HOW TO COMPLETE THIS TASK:
Lines with the word "part" in them are the ones to copy from the records.

(Source data)
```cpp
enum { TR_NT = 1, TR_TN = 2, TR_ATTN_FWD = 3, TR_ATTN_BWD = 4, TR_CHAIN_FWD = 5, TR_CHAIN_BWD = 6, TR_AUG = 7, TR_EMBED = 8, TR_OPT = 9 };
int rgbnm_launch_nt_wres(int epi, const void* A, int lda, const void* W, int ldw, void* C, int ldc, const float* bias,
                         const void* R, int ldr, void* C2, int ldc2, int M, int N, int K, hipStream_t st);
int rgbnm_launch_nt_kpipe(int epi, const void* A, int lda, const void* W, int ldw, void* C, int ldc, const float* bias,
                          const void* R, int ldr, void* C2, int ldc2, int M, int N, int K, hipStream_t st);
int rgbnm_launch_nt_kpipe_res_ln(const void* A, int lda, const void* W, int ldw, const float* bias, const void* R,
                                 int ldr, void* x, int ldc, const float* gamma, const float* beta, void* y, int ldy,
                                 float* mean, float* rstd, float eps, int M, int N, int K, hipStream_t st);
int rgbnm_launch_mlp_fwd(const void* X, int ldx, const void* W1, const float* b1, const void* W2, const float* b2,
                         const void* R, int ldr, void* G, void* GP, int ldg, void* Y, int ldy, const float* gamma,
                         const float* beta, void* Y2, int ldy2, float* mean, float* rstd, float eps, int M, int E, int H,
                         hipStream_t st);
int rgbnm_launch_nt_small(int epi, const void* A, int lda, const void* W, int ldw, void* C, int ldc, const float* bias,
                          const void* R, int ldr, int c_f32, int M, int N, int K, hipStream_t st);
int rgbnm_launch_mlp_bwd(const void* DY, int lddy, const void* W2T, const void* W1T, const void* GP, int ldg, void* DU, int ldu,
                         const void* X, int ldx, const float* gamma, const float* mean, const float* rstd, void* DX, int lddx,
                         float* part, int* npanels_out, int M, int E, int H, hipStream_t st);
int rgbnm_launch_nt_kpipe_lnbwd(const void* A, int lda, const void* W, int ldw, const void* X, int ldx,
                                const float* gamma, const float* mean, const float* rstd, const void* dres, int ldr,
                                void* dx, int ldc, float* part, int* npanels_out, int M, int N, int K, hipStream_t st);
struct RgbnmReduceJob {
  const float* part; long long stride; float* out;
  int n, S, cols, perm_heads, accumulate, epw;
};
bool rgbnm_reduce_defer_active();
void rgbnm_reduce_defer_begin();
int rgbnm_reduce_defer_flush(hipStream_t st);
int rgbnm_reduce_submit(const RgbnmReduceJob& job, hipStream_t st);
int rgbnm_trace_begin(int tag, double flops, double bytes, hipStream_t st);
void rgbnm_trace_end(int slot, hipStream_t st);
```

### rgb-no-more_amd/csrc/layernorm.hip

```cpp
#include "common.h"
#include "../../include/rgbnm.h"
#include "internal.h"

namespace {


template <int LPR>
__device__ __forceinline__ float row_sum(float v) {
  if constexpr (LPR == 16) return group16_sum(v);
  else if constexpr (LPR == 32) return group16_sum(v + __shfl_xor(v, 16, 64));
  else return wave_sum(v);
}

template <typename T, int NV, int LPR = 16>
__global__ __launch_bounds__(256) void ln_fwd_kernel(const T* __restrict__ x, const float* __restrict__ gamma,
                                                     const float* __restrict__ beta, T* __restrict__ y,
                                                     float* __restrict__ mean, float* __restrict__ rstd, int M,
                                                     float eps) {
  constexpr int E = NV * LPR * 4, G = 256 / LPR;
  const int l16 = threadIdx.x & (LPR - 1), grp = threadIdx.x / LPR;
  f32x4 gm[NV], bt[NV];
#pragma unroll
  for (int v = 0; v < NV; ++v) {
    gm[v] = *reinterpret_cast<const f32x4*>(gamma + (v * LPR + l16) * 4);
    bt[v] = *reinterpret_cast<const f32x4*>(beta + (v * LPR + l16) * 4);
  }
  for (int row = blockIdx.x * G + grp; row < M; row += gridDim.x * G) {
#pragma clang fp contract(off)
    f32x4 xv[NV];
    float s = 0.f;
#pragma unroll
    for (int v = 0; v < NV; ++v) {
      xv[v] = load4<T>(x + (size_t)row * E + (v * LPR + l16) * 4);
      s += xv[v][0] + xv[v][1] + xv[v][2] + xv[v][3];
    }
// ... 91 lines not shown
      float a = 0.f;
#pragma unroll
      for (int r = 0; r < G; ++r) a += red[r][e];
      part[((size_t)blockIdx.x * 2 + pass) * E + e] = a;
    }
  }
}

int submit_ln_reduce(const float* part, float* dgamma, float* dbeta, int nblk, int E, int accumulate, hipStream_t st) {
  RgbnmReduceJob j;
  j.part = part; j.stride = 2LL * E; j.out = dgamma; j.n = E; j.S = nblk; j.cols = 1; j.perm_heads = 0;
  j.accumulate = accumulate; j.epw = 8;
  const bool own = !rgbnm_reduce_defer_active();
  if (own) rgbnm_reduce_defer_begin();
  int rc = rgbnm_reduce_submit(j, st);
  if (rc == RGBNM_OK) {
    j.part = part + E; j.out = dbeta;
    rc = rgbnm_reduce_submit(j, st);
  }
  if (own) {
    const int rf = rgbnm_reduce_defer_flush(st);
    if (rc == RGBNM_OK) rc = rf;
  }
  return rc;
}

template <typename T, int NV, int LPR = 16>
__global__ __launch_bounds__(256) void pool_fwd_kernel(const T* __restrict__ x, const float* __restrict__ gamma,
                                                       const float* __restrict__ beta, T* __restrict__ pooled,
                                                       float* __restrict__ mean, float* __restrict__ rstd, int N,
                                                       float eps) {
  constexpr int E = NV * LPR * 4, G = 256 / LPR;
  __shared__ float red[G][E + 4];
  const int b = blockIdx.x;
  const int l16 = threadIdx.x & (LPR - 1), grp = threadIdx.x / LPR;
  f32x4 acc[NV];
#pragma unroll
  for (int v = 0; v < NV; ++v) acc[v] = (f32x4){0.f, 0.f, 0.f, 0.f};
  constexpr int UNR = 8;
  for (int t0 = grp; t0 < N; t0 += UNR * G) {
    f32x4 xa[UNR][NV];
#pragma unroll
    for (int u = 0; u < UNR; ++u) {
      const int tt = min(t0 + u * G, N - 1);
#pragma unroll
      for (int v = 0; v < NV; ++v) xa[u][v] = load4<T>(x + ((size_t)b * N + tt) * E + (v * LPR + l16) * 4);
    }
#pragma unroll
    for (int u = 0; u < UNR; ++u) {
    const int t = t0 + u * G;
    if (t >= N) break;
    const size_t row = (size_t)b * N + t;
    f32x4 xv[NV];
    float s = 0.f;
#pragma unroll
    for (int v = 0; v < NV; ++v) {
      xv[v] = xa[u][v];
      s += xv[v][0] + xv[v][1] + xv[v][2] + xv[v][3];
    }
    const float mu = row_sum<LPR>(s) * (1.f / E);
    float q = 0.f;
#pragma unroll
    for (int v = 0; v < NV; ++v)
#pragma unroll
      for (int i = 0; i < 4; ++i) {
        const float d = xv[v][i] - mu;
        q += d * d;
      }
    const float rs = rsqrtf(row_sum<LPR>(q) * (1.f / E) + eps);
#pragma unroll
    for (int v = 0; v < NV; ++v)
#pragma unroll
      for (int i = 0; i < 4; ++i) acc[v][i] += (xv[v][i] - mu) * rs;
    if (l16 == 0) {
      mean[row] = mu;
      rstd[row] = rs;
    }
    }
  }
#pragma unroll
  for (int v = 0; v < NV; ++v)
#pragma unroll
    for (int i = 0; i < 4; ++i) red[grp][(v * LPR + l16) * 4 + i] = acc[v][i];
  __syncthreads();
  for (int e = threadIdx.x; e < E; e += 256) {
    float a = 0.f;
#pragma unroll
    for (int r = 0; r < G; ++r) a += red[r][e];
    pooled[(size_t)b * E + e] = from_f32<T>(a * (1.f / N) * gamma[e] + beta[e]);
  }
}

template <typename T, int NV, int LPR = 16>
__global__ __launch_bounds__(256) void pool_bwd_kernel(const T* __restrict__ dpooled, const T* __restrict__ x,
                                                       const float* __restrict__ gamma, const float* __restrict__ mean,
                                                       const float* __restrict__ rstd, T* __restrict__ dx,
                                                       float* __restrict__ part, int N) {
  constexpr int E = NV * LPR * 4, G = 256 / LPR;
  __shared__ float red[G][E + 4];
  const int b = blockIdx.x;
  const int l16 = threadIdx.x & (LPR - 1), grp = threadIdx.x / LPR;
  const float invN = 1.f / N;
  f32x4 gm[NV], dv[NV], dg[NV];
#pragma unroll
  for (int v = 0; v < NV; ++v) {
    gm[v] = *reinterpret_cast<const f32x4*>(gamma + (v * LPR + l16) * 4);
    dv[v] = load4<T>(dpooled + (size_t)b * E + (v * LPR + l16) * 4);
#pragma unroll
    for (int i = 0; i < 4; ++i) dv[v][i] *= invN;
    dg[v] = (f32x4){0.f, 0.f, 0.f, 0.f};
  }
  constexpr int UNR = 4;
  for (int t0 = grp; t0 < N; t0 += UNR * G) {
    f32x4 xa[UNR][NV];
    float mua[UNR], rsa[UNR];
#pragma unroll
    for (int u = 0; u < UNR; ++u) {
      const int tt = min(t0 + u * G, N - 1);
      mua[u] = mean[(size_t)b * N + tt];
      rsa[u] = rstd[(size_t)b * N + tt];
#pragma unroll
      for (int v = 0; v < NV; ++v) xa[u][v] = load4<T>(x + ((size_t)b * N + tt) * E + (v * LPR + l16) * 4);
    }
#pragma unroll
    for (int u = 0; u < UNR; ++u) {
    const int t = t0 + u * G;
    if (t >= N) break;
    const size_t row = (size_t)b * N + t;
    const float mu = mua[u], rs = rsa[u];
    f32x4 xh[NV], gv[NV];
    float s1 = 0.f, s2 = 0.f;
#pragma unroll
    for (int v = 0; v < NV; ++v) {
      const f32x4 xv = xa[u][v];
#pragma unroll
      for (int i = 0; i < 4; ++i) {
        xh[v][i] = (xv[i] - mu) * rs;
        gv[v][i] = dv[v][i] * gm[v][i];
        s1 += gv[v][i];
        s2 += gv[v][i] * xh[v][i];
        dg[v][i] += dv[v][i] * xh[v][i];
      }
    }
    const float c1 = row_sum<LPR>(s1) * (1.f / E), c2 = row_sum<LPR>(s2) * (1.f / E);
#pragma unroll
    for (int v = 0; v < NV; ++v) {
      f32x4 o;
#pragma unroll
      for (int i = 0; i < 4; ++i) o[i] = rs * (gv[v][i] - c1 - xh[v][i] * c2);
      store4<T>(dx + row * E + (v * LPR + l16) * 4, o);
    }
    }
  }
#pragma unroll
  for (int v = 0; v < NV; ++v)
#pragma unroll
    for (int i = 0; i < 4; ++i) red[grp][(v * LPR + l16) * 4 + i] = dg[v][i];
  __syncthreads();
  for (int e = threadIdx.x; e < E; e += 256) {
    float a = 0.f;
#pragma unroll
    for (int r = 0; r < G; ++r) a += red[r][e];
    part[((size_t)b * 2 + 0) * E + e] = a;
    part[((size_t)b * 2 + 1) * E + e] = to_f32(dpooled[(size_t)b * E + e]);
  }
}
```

EXERCISE SOLUTION:
                         float* part, int* npanels_out, int M, int E, int H, hipStream_t st);
                                void* dx, int ldc, float* part, int* npanels_out, int M, int N, int K, hipStream_t st);
  const float* part; long long stride; float* out;
      part[((size_t)blockIdx.x * 2 + pass) * E + e] = a;
int submit_ln_reduce(const float* part, float* dgamma, float* dbeta, int nblk, int E, int accumulate, hipStream_t st) {
  j.part = part; j.stride = 2LL * E; j.out = dgamma; j.n = E; j.S = nblk; j.cols = 1; j.perm_heads = 0;
    j.part = part + E; j.out = dbeta;
                                                       float* __restrict__ part, int N) {
    part[((size_t)b * 2 + 0) * E + e] = a;
    part[((size_t)b * 2 + 1) * E + e] = to_f32(dpooled[(size_t)b * E + e]);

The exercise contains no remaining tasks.